How can finding longitude require you to already know your longitude?

That is exactly my question too. The whole thing requires the navigator to first know their longitude. How would that be established?

I am a beginner, but this is how I understand it. I hope someone will review and correct me where I may be wrong. Longitude is determined from the difference between the time at the Local Apparent Noon and the time at Greenwich (GMT/UTC). This is why it was important to develop a highly accurate timepiece. Starting from no information, but having two clocks, one set to GMT and one set to Local time, take sightings up to 30 minutes before Local Noon and continue to about 30 minutes after. We could be in the East or West of the time zone but since a time zone is one hour then we can't be more than 30 minutes away from the meridian, I assume. These sightings will give a table similar to the table in the course material with the columns "Hours Minutes Seconds Altitude" From these sightings we find that the highest altitude of the sun is 77 deg 04.4 minutes. The time at which the sun is highest during the day is the LAN. In the course material table this occurs at 12:20:04 Next we compare the LAN time with GMT. In the General Data in the course materials it is given as 16:20:04. This would be obtained in real life by looking at our second timepiece set to GMT. So now we know that the difference is 16:20:04 - 12:20:04 ---------------- 4:00:00 Since 1 hour is 15 deg then our longitude is 4 x 15 = 60 deg West of Greenwich. Clearly this is not correct. Higher up in the material the text states that the meridian pass at Greenwich is 11:59:00. Using this time we should get 16:20:04 - 11:59:00 --------------- 4:21:04 This computes to (4 x 15) + ((21/60)*15) = 60 + 5.25 = 65.25 deg west of Greenwich, which is our longitude, and that is the Longitude assumed in the example from the start. This way you need your 2 timepieces and the Almanac, nothing else to determine longitude.
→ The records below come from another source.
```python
class ConvLayer:
    def __init__(self, kind: str, weight: torch.Tensor, bias: Optional[torch.Tensor], x: Planes, *,
                 nsplit: int = 3, act: int = ACT_NONE, name: str = "", det_ws: Optional[ops.DetWorkspace] = None):
        assert kind in L.KINDS
        self.kind, self.name, self.nsplit, self.act = kind, name, nsplit, act
        self.det_ws = det_ws
        self.weight, self.bias = weight, bias
        self.x = x
        dev = weight.device
        if kind == "convT4s2":
            self.cin, self.cout = weight.shape[0], weight.shape[1]
        else:
            self.cout, self.cin = weight.shape[0], weight.shape[1]
        self.in_h, self.in_w = (x.h - 2, x.w - 2) if kind == "conv3r" else (x.h, x.w)
# ... 37 lines not shown
        self.fused_stats = False
        if y_c_off != 0 or self.act != ACT_NONE:
            stats = None
        if self.stacked:
            d = ops.tap_gemm_desc(self.x, L.head_stacked_spec(self.in_h, self.in_w), self.wp, self.k_pad, y,
                                  4 * L.HEAD_SLOT, bias=self.bias, act=self.act, nsplit=self.nsplit,
                                  block_n=4 * L.HEAD_SLOT, out_c_off=y_c_off, stack_slot=L.HEAD_SLOT, stack_c=self.cout)
            self.fwd_plans.append(ops.tap_gemm_plan(d, keep=(self.x.hi, self.x.lo, self.wp.hi, self.wp.lo, y)))
            self.fwd_plans[-1].tag = ("fwd", self.name)
            return
        specs = L.forward_specs(self.kind, self.in_h, self.in_w)
        merged = ops.merge_phase_specs(specs)
        if merged is not None and (self.k_pad >= 64 or (len(merged.taps) // 4) % (64 // self.k_pad) == 0):
            d = ops.tap_gemm_desc(self.x, merged, self.wp, self.k_pad, y, self.cout, bias=self.bias, act=self.act,
                                  nsplit=self.nsplit, block_n=self.block_n, out_c_off=y_c_off, nphase=4, stats=stats)
            self.fwd_plans.append(ops.tap_gemm_plan(d, keep=(self.x.hi, self.x.lo, self.wp.hi, self.wp.lo, y)))
            self.fwd_plans[-1].tag = ("fwd", self.name)
            self.fused_stats = stats is not None and self.fwd_plans[-1].has_stats
            specs = []
        for spec in specs:
            kw = {}
            if self.kind == "head":
                p = spec.w_phase
                nt = L.head_neff(p >> 1) * L.head_neff(p & 1)
                kw = dict(w_elem_off=self.rows_pad * self.k_pad * L.HEAD_PHASE_OFF[p], w_rows=self.rows_pad,
                          w_k=nt * self.k_pad)
            one = len(specs) == 1 and self.kind != "head"
            d = ops.tap_gemm_desc(self.x, spec, self.wp, self.k_pad, y, self.cout, bias=self.bias,
                                  act=self.act, nsplit=self.nsplit, block_n=self.block_n, out_c_off=y_c_off,
                                  stats=stats if one else None, **kw)
            self.fwd_plans.append(ops.tap_gemm_plan(d, keep=(self.x.hi, self.x.lo, self.wp.hi, self.wp.lo, y)))
            self.fwd_plans[-1].tag = ("fwd", self.name)
            if one:
                self.fused_stats = stats is not None and self.fwd_plans[-1].has_stats

    def register_packs(self, table: "ops.PackTable") -> bool:
        table.add_scale(self.weight, self.wscale)
        if self.kind == "head":
            return True
        table.add_pack(self.weight, self.kind, False, self.k_pad, self.wp)
        if self.wd is not None and self.dgrad_plans:
            table.add_pack(self.weight, self.kind, True, self.dy.c, self.wd)
        return False

    def pack_extra(self) -> None:
# ... 147 lines not shown
```

swapnet_b200/lowering.py:

```python
from __future__ import annotations

from dataclasses import dataclass, field
from typing import List, Tuple

KINDS = ("conv4s2", "convT4s2", "conv3r", "conv4s1", "head", "conv3z")

@dataclass
class Tap:
    pw: int
    kb: int
    dw: int
    dh: int
    hp: int = 0


@dataclass
class GemmSpec:
    parity: bool
    m_h: int
    m_w: int
    taps: List[Tap]
    out_mul: Tuple[int, int] = (1, 1)
    out_off: Tuple[int, int] = (0, 0)
    w_phase: int = 0
# ... 206 lines not shown
    return (co_s, ci_s) if x_is_dy else (ci_s, co_s)


def pad64(c: int) -> int:
    return (c + 63) // 64 * 64


def padc(c: int) -> int:
    if c <= 16:
        return 16
    if c <= 32:
        return 32
    return pad64(c)


def pick_block_n(n_valid: int) -> int:
    if n_valid >= 128:
        return 128
    for b in (16, 32, 64, 128):
        if n_valid <= b:
            return b
    return 128
```

swapnet_b200/ops.py:

```python
from __future__ import annotations

import ctypes as C
from dataclasses import dataclass
from typing import Optional, Sequence, Tuple

import torch

from . import _lib
from . import lowering as L

from ._lib import (ACT_LRELU, ACT_NONE, ACT_RELU, ACT_TANH, FMT_BF16, FMT_F16, LAYOUT_LABEL_U8, LAYOUT_MASK_I32,
                   LAYOUT_NCHW, LAYOUT_NHWC, SnGradSrc, SnNormActBwdDesc, SnNormActDesc, SnTap, SnTapGemmDesc,
                   SnWgradDesc, check)

IN_EPS = 1e-5


def _stream() -> int:
    return torch.cuda.current_stream().cuda_stream


def _ptr(t: Optional[torch.Tensor]) -> Optional[int]:
    return None if t is None else t.data_ptr()

# ... 166 lines not shown
        d.stats = stats.data_ptr()
    return d


def merge_phase_specs(specs) -> Optional[L.GemmSpec]:
    if len(specs) != 4:
        return None
    s0 = specs[0]
    n = len(s0.taps)
    for z, s in enumerate(specs):
        if (s.parity, s.m_h, s.m_w, s.out_mul, s.a_hw, len(s.taps)) != (s0.parity, s0.m_h, s0.m_w, s0.out_mul, s0.a_hw, n):
            return None
        if s.out_off != (z >> 1, z & 1) or s.w_phase != 0:
            return None
    return L.GemmSpec(s0.parity, s0.m_h, s0.m_w, [t for s in specs for t in s.taps], s0.out_mul, (0, 0), 0, s0.a_hw)


def tap_gemm_plan(desc: SnTapGemmDesc, keep: Sequence = ()) -> Plan:
    h = C.c_void_p()
    check(_lib.load().sn_tap_gemm_plan_create(C.byref(desc), C.byref(h)))
    return Plan(h.value, keep)


def tap_gemm_simt(desc: SnTapGemmDesc) -> None:
    check(_lib.load().sn_tap_gemm_simt(C.byref(desc), _stream()))


def wgrad_desc(x: Planes, y: Planes, spec: L.WgradSpec, out: torch.Tensor, s_row: int, s_col: int,
               tap_off: Sequence[int], rows_valid: int, cols_valid: int, *, swap: bool = False,
               nsplit: int = 3, block_n: Optional[int] = None, ksplit: int = 0,
# ... 777 lines not shown
```

Before: 141.2.

## Add 256-wide N tiles for tap GEMM with wide-output 64-channel layers

Adds m64n256k16 wgmma variants and a BN=256 instantiation of the tap GEMM kernel. The stage ring is resized for the larger B tile, with fewer stages to fit shared memory. Forward plans pick BN=256 when A rows are 64-channel, output channels are at least 512, and there are enough tiles for several waves. This raises A-tile reuse and cuts redundant A loads, at the cost of doubled accumulator registers and a shallower pipeline. pick_block_n also now prefers 96 when that pads N less than 128, but forward plans only take the wide choice from it.

```diff
diff --git a/include/swapnet_b200.h b/include/swapnet_b200.h
--- a/include/swapnet_b200.h
+++ b/include/swapnet_b200.h
@@ -81,6 +81,7 @@
 int sn_plan_geometry(const sn_plan* plan, int* out);
 long long sn_plan_workspace_bytes(const sn_plan* plan);
 int sn_wgrad_ksplit(const sn_wgrad_desc* desc, int sm_count);
+int sn_tap_gemm_m_tiles(const sn_tap_gemm_desc* desc);
 
 int sn_pack_planes(const float* src, int src_layout, int src_pitch, int n, int c, int h, int w,
                    void* dst_hi, void* dst_lo, int dst_pitch, int dst_coff, int fmt, void* stream);
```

Think back to coastal navigation and how we are taught to keep a plot of our course. We start with a fix. From the start fix we create a DR (dead reckoning) plot. Periodically we take fixes and then compare the fix to the DR position of the same time. The same concept in Celestial Navigation. We keep a DR plot and we will have a DR plot for, in this case, noon, June 8, 2004. This provides the "estimated" lat & long. From the DR we have an estimation of four long and therefore we should know which time zone we are in relative to Greenwich. Unfortunately the course materials does not do a great job of explaining or demonstrating this.